== Given data ==

# Vi-Sri/CerebralSignalNetworks

Hardware: AMD Instinct MI355X
Metric: EEG-segments/sec training (128ch x 500, hidden=768) (higher is better)
Workload: dtype bf16

## Files before the change

### cerebralsignalnetworks_amd/csrc/csn_common.h

```cpp
#pragma once
#include <hip/hip_runtime.h>
#include <stdint.h>
#include <stdio.h>
#include <stdlib.h>
#include <atomic>
#include <string>

#include "../../include/csn_hip.h"

namespace csn {

typedef __bf16 bf16_t;
typedef __attribute__((ext_vector_type(8))) __bf16 bf16x8;
typedef __attribute__((ext_vector_type(4))) __bf16 bf16x4;
typedef __attribute__((ext_vector_type(4))) float f32x4;
typedef __attribute__((ext_vector_type(4))) short s16x4;

void set_error(const std::string& msg);
int fail(int status, const char* fmt, ...);

#define CSN_HIP_CHECK(expr)                                                              \
  do {                                                                                   \
    hipError_t _e = (expr);                                                              \
    if (_e != hipSuccess)                                                                \
      return ::csn::fail(CSN_ERR_HIP, "%s failed: %s (%s:%d)", #expr, hipGetErrorString(_e), \
                         __FILE__, __LINE__);                                            \
  } while (0)

#define CSN_LAUNCH_CHECK()                                                               \
  do {                                                                                   \
    hipError_t _e = hipGetLastError();                                                   \
    if (_e != hipSuccess)                                                                \
      return ::csn::fail(CSN_ERR_HIP, "kernel launch failed: %s (%s:%d)",                \
                         hipGetErrorString(_e), __FILE__, __LINE__);                     \
  } while (0)

#define CSN_REQUIRE(cond, ...)                                                           \
  do {                                                                                   \
    if (!(cond)) return ::csn::fail(CSN_ERR_INVALID_ARGUMENT, __VA_ARGS__);              \
  } while (0)

struct Options {
  bool cell_v1, no_persist, no_persist_bwd, persist_streams, no_xcd_local, no_rotate, no_fuse_x, no_beside,
      no_side_stream, fwd_ksplit, fwd_nsplit, fwd_flags, bwd_flags, dpoll_no_hint, fwd_hint, gemm_no_dma, gemm_no_256, gemm_generic, tn_no_tr, tn_no_stagger, filter_v1, tags_no_rearm, gemm_no_192, no_half_tiles, nt_no_w4, no_fwd_park;
  int chunk;
  int tn_stages;
};
static inline Options options_from_env() {
  auto on = [](const char* name) { return getenv(name) != nullptr; };
  auto num = [](const char* name, int dflt) {
    const char* e = getenv(name);
    return e ? atoi(e) : dflt;
  };
  Options o{};
  o.cell_v1 = on("CSN_CELL_V1");
  o.no_persist = on("CSN_NO_PERSIST");
  o.no_persist_bwd = on("CSN_NO_PERSIST_BWD");
  o.persist_streams = on("CSN_PERSIST_STREAMS");
  o.no_xcd_local = on("CSN_NO_XCD_LOCAL");
  o.no_rotate = on("CSN_NO_ROTATE");
  o.no_fuse_x = on("CSN_NO_FUSE_X");
  o.no_beside = on("CSN_NO_BESIDE");
  o.no_half_tiles = on("CSN_NO_HALF_TILES");
  o.no_fwd_park = on("CSN_NO_FWD_PARK");
  o.no_side_stream = on("CSN_NO_SIDE_STREAM");
  o.fwd_ksplit = on("CSN_FWD_KSPLIT");
  o.fwd_nsplit = on("CSN_FWD_NSPLIT");
  o.fwd_flags = on("CSN_FWD_FLAGS");
  o.bwd_flags = on("CSN_BWD_FLAGS");
  o.dpoll_no_hint = on("CSN_DPOLL_NO_HINT");
  o.fwd_hint = on("CSN_FWD_HINT");
  o.tn_no_stagger = on("CSN_TN_NO_STAGGER");
  o.gemm_no_dma = on("CSN_GEMM_NO_DMA");
  o.gemm_no_256 = on("CSN_GEMM_NO_256");
  o.gemm_no_192 = on("CSN_GEMM_NO_192");
  o.nt_no_w4 = on("CSN_NT_NO_W4");
  o.gemm_generic = on("CSN_GEMM_GENERIC");
  o.tn_no_tr = on("CSN_TN_NO_TR");
  o.filter_v1 = on("CSN_FILTER_V1");
#ifdef CSN_SLAB_TAGS
  o.tags_no_rearm = on("CSN_TAGS_NO_REARM");
#endif
  o.chunk = num("CSN_LSTM_CHUNK", 32);
  if (o.chunk < 1) o.chunk = 1;
  o.tn_stages = num("CSN_TN_STAGES", 4);
  return o;
}
// ... 73 lines not shown
```

### cerebralsignalnetworks_amd/csrc/lstm.hip

```cpp
#include <algorithm>
#include <cstring>
#include <vector>

#include "csn_common.h"
#include "lstm_cell_blk.h"
#include "lstm_cell_common.h"
#include "lstm_dropout.h"
#include "lstm_f32_persist.h"
#include "lstm_resident.h"

namespace csn {
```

===

In the material above, find each line containing the word "const" and copy it.

void set_error(const std::string& msg);
int fail(int status, const char* fmt, ...);
  auto on = [](const char* name) { return getenv(name) != nullptr; };
  auto num = [](const char* name, int dflt) {
    const char* e = getenv(name);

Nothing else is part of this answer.